McDaniels looked at the roster and felt he could compete with them. He and Ziegler gave contract extensions to Darren Waller and Hunter Renfrow and they used their first and second round picks in a trade to acquire Davante Adams, reuniting him with Carr from their college days together.
By the time the 2022 season was over, the good feelings of the McDaniels hire were long gone. Franchise quarterback Derek Carr left the team after a Christmas Eve loss in Pittsburgh as McDaniels made the decision to bench Carr for the final two games. The recently extended Waller and Renfrow struggled to stay healthy and even when they were, they seemed to have fallen out of favor with McDaniels and Ziegler.
Just a year after making the playoffs, the 2022 Raiders went 6-11 and there were more questions than answers going forward.
The second offseason under McDaniels and Ziegler was much different than the first. Carr was released and the Silver and Black would have a new quarterback for the first time since Carr was drafted in 2014. Also, just one year after extending Darren Waller, he was traded to the Giants.
The new-look Raiders went into 2023 with Jimmy Garopollo at quarterback, while paying him $72 million over three years. For McDaniels, it was a reunion with a quarterback he had worked with in New England.
Before the Raiders even began the season, they released one of the biggest names McDaniels had brought in. Chandler Jones ridiculed the team among other things in a number of social media post and after he violated a restraining order, he was released. As time would tell, he was not the only Raider unhappy with how things were in the desert.

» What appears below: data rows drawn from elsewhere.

#define MG_THREADS 512
#define MG_NW (MG_THREADS / 64)
#define MG_NP3 4
#define MG_SPIN_LIMIT 20000u
#ifndef MG_DEFER
// ... 776 lines not shown
            }
            mg_trace(A, wg == 0 && own && lane == 0, (l * 8 + 1) * 8 + 3, mg_now());
            if (A->dbg && l == MG_WGTRACE_LAYER) mg_trace(A, own && lane == 0, 1024 + wg * 8 + 3, mg_now());
            if (own && !MG_DEFER) t = mg_mk8<Q, NS>(pf, Y.co_w, Y.co_d, Y.co_b, nullptr, d, d, row_d, r_d, 0, lane);
            else if (assisted) t = mg_mk16<Q, 4 * NS>(pf, Y.fc2_w, Y.fc2_d, Y.fc2_b, d, d4, row_d, r_d, 0, lane);
        }
        MG_FRESH();
        if constexpr (CQ) {
            const int qs = mg_slot(wave, MG_EX_X1), sg = mg_seg(d), i0 = qs * sg, i1 = min(d, i0 + sg);
            if (qs >= 0) mg_gather_f32<NP3>(c, mg_edge(A, l, E_X1), i0, i1, lane, xf, 300u + l, A,
                                            wave == 0 ? (wg == 0 ? (l * 8 + 2) * 8 : (A->dbg && l == MG_WGTRACE_LAYER ? 1024 + wg * 8 : -1)) : -1);
            mg_barrier();
            MG_FRESH();
            if (wave == 4) t = mg_mk8<Q, NS>(pf, Y.co_w, Y.co_d, Y.co_b, nullptr, d, d, row_d, r_d, 0, lane);
            else if (wave == 3 || wave >= 6) {
                if (l + 1 >= L) mg_prefetch_logits<NS, Q>(A, pf, have_pf, lane, wave);
                else if (wave == 3) t = mg_mk8<Q, NS>(pf, Ly[l + 1].out_w, Ly[l + 1].out_d, Ly[l + 1].out_b, nullptr, d, d, row_d, r_d, 0, lane);
                else t = mg_mk8<Q, NS>(pf, Ly[l + 1].qkv_w, Ly[l + 1].qkv_d, Ly[l + 1].qkv_b, Ly[l + 1].qkv_s, 3 * d, d, row_qkv, r_qkv, wave - 6, lane);
            }
        } else
        mg_ln3<NP3, Q>(A, c, mg_edge(A, l, E_X1), gw, gb, mg_slot(wave, MG_EX_P4), lane, xf, xinB, lnred, 300u + l,
                       wave == 0 ? (wg == 0 ? (l * 8 + 2) * 8 : (A->dbg && l == MG_WGTRACE_LAYER ? 1024 + wg * 8 : -1)) : -1);
        MG_FRESH();
        if (MG_DEFER && !CQ && wave == 3) t = mg_mk8<Q, NS>(pf, Y.co_w, Y.co_d, Y.co_b, nullptr, d, d, row_d, r_d, 0, lane);
        if (BIGP && wave >= 6 && wave - 2 < g_ff) t = mg_mk8<Q, NS>(pf, Y.fc1_w, Y.fc1_d, Y.fc1_b, nullptr, d4, d, row_ff, r_ff, wave - 2, lane);
        mg_ln_params<NP3>(gw, gb, Y.ln3_w, Y.ln3_b, d, mg_slot(wave, MG_EX_P7), lane);
        if (!CQ && (wave == 4 || (BIG && wave == 3))) {
            const bool own = !BIG || wave == 4;
            bool assisted = false;
            gu64 * eq = mg_edge(A, l, E_QC);
            for (int grp = own ? 0 : 1; grp < g_d8; grp += BIG ? 2 : 1) {
                if (grp >= 1) { t = mg_mk8<Q, NS>(pf, Y.cq_w, Y.cq_d, Y.cq_b, nullptr, d, d, row_d, r_d, grp, lane); assisted = true; }
                MG_CHAOS_AT(3u);
                float v = mg_do8<Q, NS>(pf, t, d >> 5, xinB, lane);
                v = v + t.bias;
                mg_pub_h2(eq, seq, t.valid, t.row, (unsigned) f2h(v), lane);
            }
            mg_trace(A, wg == 0 && own && lane == 0, (l * 8 + 2) * 8 + 3, mg_now());
            if (A->dbg && l == MG_WGTRACE_LAYER) mg_trace(A, own && lane == 0, 1024 + wg * 8 + 6, mg_now());
            if (QB) t = mg_mk8<Q, NS>(pf, Y.fc1_w, Y.fc1_d, Y.fc1_b, nullptr, d4, d, 32 * wg, 32, 3, lane);
            else if (own && !MG_DEFER) {
                if (l + 1 < L) t = mg_mk8<Q, NS>(pf, Ly[l + 1].cq_w, Ly[l + 1].cq_d, Ly[l + 1].cq_b, nullptr, d, d, row_d, r_d, 0, lane);
                else mg_prefetch_logits<NS, Q>(A, pf, have_pf, lane, wave);
            } else if (assisted) t = mg_mk8<Q, NS>(pf, Y.co_w, Y.co_d, Y.co_b, nullptr, d, d, row_d, r_d, 0, lane);
        }
        MG_FRESH();
        {
            const int qs = mg_slot(wave, MG_EX_AO2), sg = mg_seg(Q ? 9 * (d >> 5) : d >> 1), j0 = qs * sg, j1 = min(Q ? 9 * (d >> 5) : d >> 1, j0 + sg);
            if constexpr (Q) { if (qs >= 0) mg_gather_qb<1>(c, mg_edge(A, l, E_AO2), j0, j1, lane, xin, d >> 5, 400u + l, A, wg == 0 && wave == 0 ? (l * 8 + 3) * 8 : -1); }
            else if (qs >= 0) mg_gather_h2<2>(c, mg_edge(A, l, E_AO2), j0, j1, lane, (unsigned *) xin, 400u + l, A, wg == 0 && wave == 0 ? (l * 8 + 3) * 8 : -1);
        }
        mg_barrier();
        MG_FRESH();
        if (MG_DEFER && !QB && !BIGP && !CQ && wave == 4) {
            if (l + 1 < L) t = mg_mk8<Q, NS>(pf, Ly[l + 1].cq_w, Ly[l + 1].cq_d, Ly[l + 1].cq_b, nullptr, d, d, row_d, r_d, 0, lane);
            else mg_prefetch_logits<NS, Q>(A, pf, have_pf, lane, wave);
        }
        if (wave == (CQ ? 4 : 3) || (BIG && wave == 4)) {
            const bool own = !BIG || wave == 3;
            bool assisted = false;
            gu64 * ex = mg_edge(A, l, E_X2);
            for (int grp = own ? 0 : 1; grp < g_d8; grp += BIG ? 2 : 1) {
                if (grp >= 1) { t = mg_mk8<Q, NS>(pf, Y.co_w, Y.co_d, Y.co_b, nullptr, d, d, row_d, r_d, grp, lane); assisted = true; }
                MG_CHAOS_AT(4u);
                float v = mg_do8<Q, NS>(pf, t, d >> 5, xin, lane);
                v = v + t.bias;
                if (t.valid && (lane & 7) == 0) gr_store(ex + t.row, seq, __float_as_uint(v + xf[t.row]));
            }
            mg_trace(A, wg == 0 && own && lane == 0, (l * 8 + 3) * 8 + 3, mg_now());
            if (A->dbg && l == MG_WGTRACE_LAYER) mg_trace(A, own && lane == 0, 4096 + wg * 8 + 3, mg_now());
            if (QB) t = mg_mk8<Q, NS>(pf, Y.fc1_w, Y.fc1_d, Y.fc1_b, nullptr, d4, d, 32 * wg, 32, 2, lane);
            else if (CQ) { if (l + 1 >= L) mg_prefetch_logits<NS, Q>(A, pf, have_pf, lane, wave); }
            else if (BIGP) {
                if (wave - 1 < g_ff) t = mg_mk8<Q, NS>(pf, Y.fc1_w, Y.fc1_d, Y.fc1_b, nullptr, d4, d, row_ff, r_ff, wave - 1, lane);
                else big_next(wave);
            } else if (own && !MG_DEFER) {
                if (l + 1 < L) t = mg_mk8<Q, NS>(pf, Ly[l + 1].out_w, Ly[l + 1].out_d, Ly[l + 1].out_b, nullptr, d, d, row_d, r_d, 0, lane);
                else mg_prefetch_logits<NS, Q>(A, pf, have_pf, lane, wave);
            } else if (assisted) {
                if (l + 1 < L) t = mg_mk8<Q, NS>(pf, Ly[l + 1].cq_w, Ly[l + 1].cq_d, Ly[l + 1].cq_b, nullptr, d, d, row_d, r_d, 0, lane);
                else mg_prefetch_logits<NS, Q>(A, pf, have_pf, lane, wave);
            }
        }
        MG_FRESH();
        if (l == 0 && wave >= 3 && wave <= 5) asm volatile("s_waitcnt vmcnt(0)" ::: "memory");
        mg_ln3<NP3, Q>(A, c, mg_edge(A, l, E_X2), gw, gb, mg_slot(wave, MG_EX_P7), lane, xf, xinB, lnred, 500u + l,
                       wave == 0 ? (wg == 0 ? (l * 8 + 4) * 8 : (A->dbg && l == MG_WGTRACE_LAYER ? 4096 + wg * 8 : -1)) : -1);
        MG_FRESH();
        if (MG_DEFER && !QB && !BIGP && !CQ && wave == 3) {
            if (l + 1 < L) t = mg_mk8<Q, NS>(pf, Ly[l + 1].out_w, Ly[l + 1].out_d, Ly[l + 1].out_b, nullptr, d, d, row_d, r_d, 0, lane);
            else mg_prefetch_logits<NS, Q>(A, pf, have_pf, lane, wave);
        }
        if (l + 1 < L) mg_ln_params<NP3>(gw, gb, Ly[l + 1].ln1_w, Ly[l + 1].ln1_b, d, mg_slot(wave, MG_EX_P1), lane);
        else           mg_ln_params<NP3>(gw, gb, A->lnf_w, A->lnf_b, d, mg_slot(wave, MG_EX_FINAL), lane);
        if (QB) {
            if (wave >= 1 && wave <= 4) {
                MG_CHAOS_AT(5u);
                float v = mg_do8<Q, NS>(pf, t, d >> 5, xinB, lane);
                v = v + t.bias;
                float gl = v;
                if (v <= -10.0f) gl = 0.0f; else if (v < 10.0f) gl = h2f(gelu_l[t.valid ? f2h(v) : 0]);
                if ((lane & 7) == 0) fc1x[8 * (wave - 1) + (lane >> 3)] = gl;
                MG_CHAOS_AT(51u);
                unsigned arrived = 0;
                asm volatile("s_waitcnt lgkmcnt(0)" ::: "memory");
                if (lane == 0) arrived = __hip_atomic_fetch_add(fc1cnt, 1u, __ATOMIC_RELAXED, __HIP_MEMORY_SCOPE_WORKGROUP);
                arrived = (unsigned) __builtin_amdgcn_readfirstlane((int) arrived);
                asm volatile("" ::: "memory");
                if ((arrived & 3u) == 3u && 32 * wg < d4) {
                    MG_CHAOS_AT(52u);
                    const float y = fc1x[lane & 31];
                    float a = fabsf(y);
                    a = fmaxf(a, dpp_f32<0x128>(a)); a = fmaxf(a, dpp_f32<0x124>(a)); a = fmaxf(a, dpp_f32<0x122>(a)); a = fmaxf(a, dpp_f32<0x121>(a));
                    a = fmaxf(a, __shfl_xor(a, 16, 32));
                    const float dq = a / 127.f, id = a != 0.0f ? 127.f / a : 0.0f;
                    const unsigned q = (unsigned) (int) rintf(y * id) & 0xffu;
                    const unsigned w = q | (dpp_u32<0x101>(q) << 8) | (dpp_u32<0x102>(q) << 16) | (dpp_u32<0x103>(q) << 24);
                    gu64 * eb = mg_edge(A, l, E_HF) + (size_t) wg * 9;
                    if (lane < 32 && (lane & 3) == 0) gr_store(eb + (lane >> 2), seq, w);
                    if (lane == 0) gr_store(eb + 8, seq, __float_as_uint(h2f(f2h(dq))));
                    mg_trace(A, wg == 0 && lane == 0, (l * 8 + 4) * 8 + 3, mg_now());
                }
                if (wave == 3) {
                    if (l + 1 < L) t = mg_mk8<Q, NS>(pf, Ly[l + 1].out_w, Ly[l + 1].out_d, Ly[l + 1].out_b, nullptr, d, d, row_d, r_d, 0, lane);
                    else mg_prefetch_logits<NS, Q>(A, pf, have_pf, lane, wave);
                } else if (wave == 4) {
                    if (l + 1 < L) t = mg_mk8<Q, NS>(pf, Ly[l + 1].cq_w, Ly[l + 1].cq_d, Ly[l + 1].cq_b, nullptr, d, d, row_d, r_d, 0, lane);
                    else mg_prefetch_logits<NS, Q>(A, pf, have_pf, lane, wave);
                }
            }
        } else if (BIGP) {
            if ((wave >= 1 && wave <= 4) || wave >= 6) {
                gu64 * eh = mg_edge(A, l, E_HF);
                for (int grp = wave <= 4 ? wave - 1 : wave - 2; grp < g_ff; grp += 6) {
                    if (grp >= 6) t = mg_mk8<Q, NS>(pf, Y.fc1_w, Y.fc1_d, Y.fc1_b, nullptr, d4, d, row_ff, r_ff, grp, lane);
                    MG_CHAOS_AT(6u);
                    float v = mg_do8<Q, NS>(pf, t, d >> 5, xinB, lane);
                    v = v + t.bias;
                    float gl = v;
                    if (v <= -10.0f) gl = 0.0f; else if (v < 10.0f) gl = h2f(gelu_l[t.valid ? f2h(v) : 0]);
                    if constexpr (Q) { if (t.valid && (lane & 7) == 0) gr_store(eh + t.row, seq, __float_as_uint(gl)); }
                    else mg_pub_h2(eh, seq, t.valid, t.row, (unsigned) f2h(gl), lane);
                }
                mg_trace(A, wg == 0 && wave == 1 && lane == 0, (l * 8 + 4) * 8 + 3, mg_now());
                if ((wave == 3 || wave == 4) && wave - 1 < g_ff) big_next(wave);
                else if (wave >= 6 && l + 1 >= L) mg_prefetch_logits<NS, Q>(A, pf, have_pf, lane, wave);
            }
        } else
        if (wave == 1 || wave == 2 || (BIG && (wave == 3 || wave == 4))) {
            const bool own = !BIG || wave <= 2;
            bool assisted = false;
            gu64 * eh = mg_edge(A, l, E_HF);
            for (int grp = wave - 1; grp < g_ff; grp += BIG ? 4 : 2) {
                if (grp >= 2) { t = mg_mk8<Q, NS>(pf, Y.fc1_w, Y.fc1_d, Y.fc1_b, nullptr, d4, d, row_ff, r_ff, grp, lane); assisted = true; }
                MG_CHAOS_AT(7u);
                float v = mg_do8<Q, NS>(pf, t, d >> 5, xinB, lane);
                v = v + t.bias;
                float gl = v;
                if (v <= -10.0f) gl = 0.0f; else if (v < 10.0f) gl = h2f(gelu_l[t.valid ? f2h(v) : 0]);
                if constexpr (Q) { if (t.valid && (lane & 7) == 0) gr_store(eh + t.row, seq, __float_as_uint(gl)); }
                else mg_pub_h2(eh, seq, t.valid, t.row, (unsigned) f2h(gl), lane);
            }
            mg_trace(A, wg == 0 && wave == 1 && lane == 0, (l * 8 + 4) * 8 + 3, mg_now());
            if (A->dbg && l == MG_WGTRACE_LAYER) mg_trace(A, wave == 1 && lane == 0, 4096 + wg * 8 + 6, mg_now());
            if (own && !MG_DEFER) {
                if (l + 1 < L) t = mg_mk8<Q, NS>(pf, Ly[l + 1].qkv_w, Ly[l + 1].qkv_d, Ly[l + 1].qkv_b, Ly[l + 1].qkv_s, 3 * d, d, row_qkv, r_qkv, wave - 1, lane);
                else mg_prefetch_logits<NS, Q>(A, pf, have_pf, lane, wave);
            } else if (CQ) {
                if (l + 1 >= L) mg_prefetch_logits<NS, Q>(A, pf, have_pf, lane, wave);
            } else if (assisted) {
                if (l + 1 >= L) mg_prefetch_logits<NS, Q>(A, pf, have_pf, lane, wave);
                else t = wave == 3 ? mg_mk8<Q, NS>(pf, Ly[l + 1].out_w, Ly[l + 1].out_d, Ly[l + 1].out_b, nullptr, d, d, row_d, r_d, 0, lane)
                                   : mg_mk8<Q, NS>(pf, Ly[l + 1].cq_w, Ly[l + 1].cq_d, Ly[l + 1].cq_b, nullptr, d, d, row_d, r_d, 0, lane);
            }
        }
        MG_FRESH();
        {
            const int ng = QB ? 9 * (d4 >> 5) : Q ? d4 : 2 * d;
            const int qs = mg_slot(wave, QB || BIGP ? MG_EX_HFQ : MG_EX_HF), sg = mg_seg(ng), i0 = qs * sg, i1 = min(ng, i0 + sg);
            if constexpr (QB) { if (qs >= 0) mg_gather_qb<3>(c, mg_edge(A, l, E_HF), i0, i1, lane, xin, d4 >> 5, 600u + l, A, wg == 0 && wave == 0 ? (l * 8 + 5) * 8 : -1); }
            else if constexpr (Q) { if (qs >= 0) mg_gather_q8<(NP3 == MG_NP3 ? 14 : 8)>(c, mg_edge(A, l, E_HF), i0, i1, lane, xin, d4 >> 5, 600u + l, A, wg == 0 && wave == 0 ? (l * 8 + 5) * 8 : -1); }
            else if (qs >= 0) mg_gather_h2<7>(c, mg_edge(A, l, E_HF), i0, i1, lane, (unsigned *) xin, 600u + l, A, wg == 0 && wave == 0 ? (l * 8 + 5) * 8 : -1);
        }
        mg_barrier();
        MG_FRESH();
        mg_trace(A, wg == 0 && wave == 5 && lane == 0, (l * 8 + 5) * 8 + 4, mg_now());
        if (MG_DEFER && !CQ && (wave == 1 || wave == 2)) {
            if (l + 1 < L) t = mg_mk8<Q, NS>(pf, Ly[l + 1].qkv_w, Ly[l + 1].qkv_d, Ly[l + 1].qkv_b, Ly[l + 1].qkv_s, 3 * d, d, row_qkv, r_qkv, wave - 1, lane);
            else mg_prefetch_logits<NS, Q>(A, pf, have_pf, lane, wave);
        }
        if (wave == 5 || (BIG && (wave == 3 || wave == 4))) {
            const bool own = !BIG || wave == 5;
            bool assisted = false;
            gu64 * ex = mg_edge(A, l, E_X3);
            for (int grp = own ? 0 : wave - 2; grp < g_d16; grp += BIG ? 3 : 1) {
                if (grp >= (BIGP ? 3 : 1)) t = mg_mk16<Q, 4 * NS>(pf, Y.fc2_w, Y.fc2_d, Y.fc2_b, d, d4, row_d, r_d, grp, lane);
                if (grp >= 1) assisted = true;
                MG_CHAOS_AT(8u);
                float v = mg_do16<Q, 4 * NS>(pf, t, d4 >> 5, xin, lane);
                v = v + t.bias;
                if (t.valid && (lane & 15) == MG_RES16(Q)) gr_store(ex + t.row, seq, __float_as_uint(v + xf[t.row]));
            }
            mg_trace(A, wg == 0 && own && lane == 0, (l * 8 + 5) * 8 + 3, mg_now());
            if (own && (!MG_DEFER || l + 1 >= L)) {
                if (l + 1 < L) t = mg_mk16<Q, 4 * NS>(pf, Ly[l + 1].fc2_w, Ly[l + 1].fc2_d, Ly[l + 1].fc2_b, d, d4, row_d, r_d, 0, lane);
                else mg_prefetch_logits<NS, Q>(A, pf, have_pf, lane, wave);
            } else if (assisted) {
                if (l + 1 >= L) mg_prefetch_logits<NS, Q>(A, pf, have_pf, lane, wave);
                else t = wave == 3 ? mg_mk8<Q, NS>(pf, Ly[l + 1].out_w, Ly[l + 1].out_d, Ly[l + 1].out_b, nullptr, d, d, row_d, r_d, 0, lane)
                                   : mg_mk8<Q, NS>(pf, Ly[l + 1].cq_w, Ly[l + 1].cq_d, Ly[l + 1].cq_b, nullptr, d, d, row_d, r_d, 0, lane);
            }
        }
    }
    if (L == 0 && wave >= 1 && wave <= 5) mg_prefetch_logits<NS, Q>(A, pf, have_pf, lane, wave);
    MG_FRESH();
    mg_final<NP3, NS, Q>(A, c, smem, pf, have_pf, gw, gb, lane, wave);
#undef MG_FRESH
}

Midway through the season, the Raiders were 3-5 and after a now-famous team meeting where McDaniels opened the floor to players to voice concerns and frustrations, a decision was eventually made by Mark Davis to clean house and fire both the coach and general manager on Halloween night.
Enter another interim coach for the franchise. Antonio Pierce answered the call and rallied his team similar to how Bisaccia had in 2021, he embraced the Raider culture like Del Rio had in 2015 and, like Davis in 2011, Pierce admits there are things he doesn’t know and he has brought in veteran coaches Marvin Lewis and Joe Philbin as assistants.
Finally, this brings us to where the Raiders stand today.
Raider Nation has gotten a taste of what it is like having Pierce as a coach, and they love it. Although there were some bad losses during A.P.’s nine games, things like a victory on Christmas at Kansas City, being a coach who yells “RAAAAIIIIIIDERRRRS” like a fan walking into The Black Hole, having a true love of the history of the team going back to when he grew up in Los Angeles with the Raiders as his hometown team, and bringing fun back to the locker room in a cloud of victory-cigar smoke have all endeared him to the players and fans alike and maybe, just maybe, Pierce will be the man who not only brings the Raiders “back”, but keeps the Raiders “back.”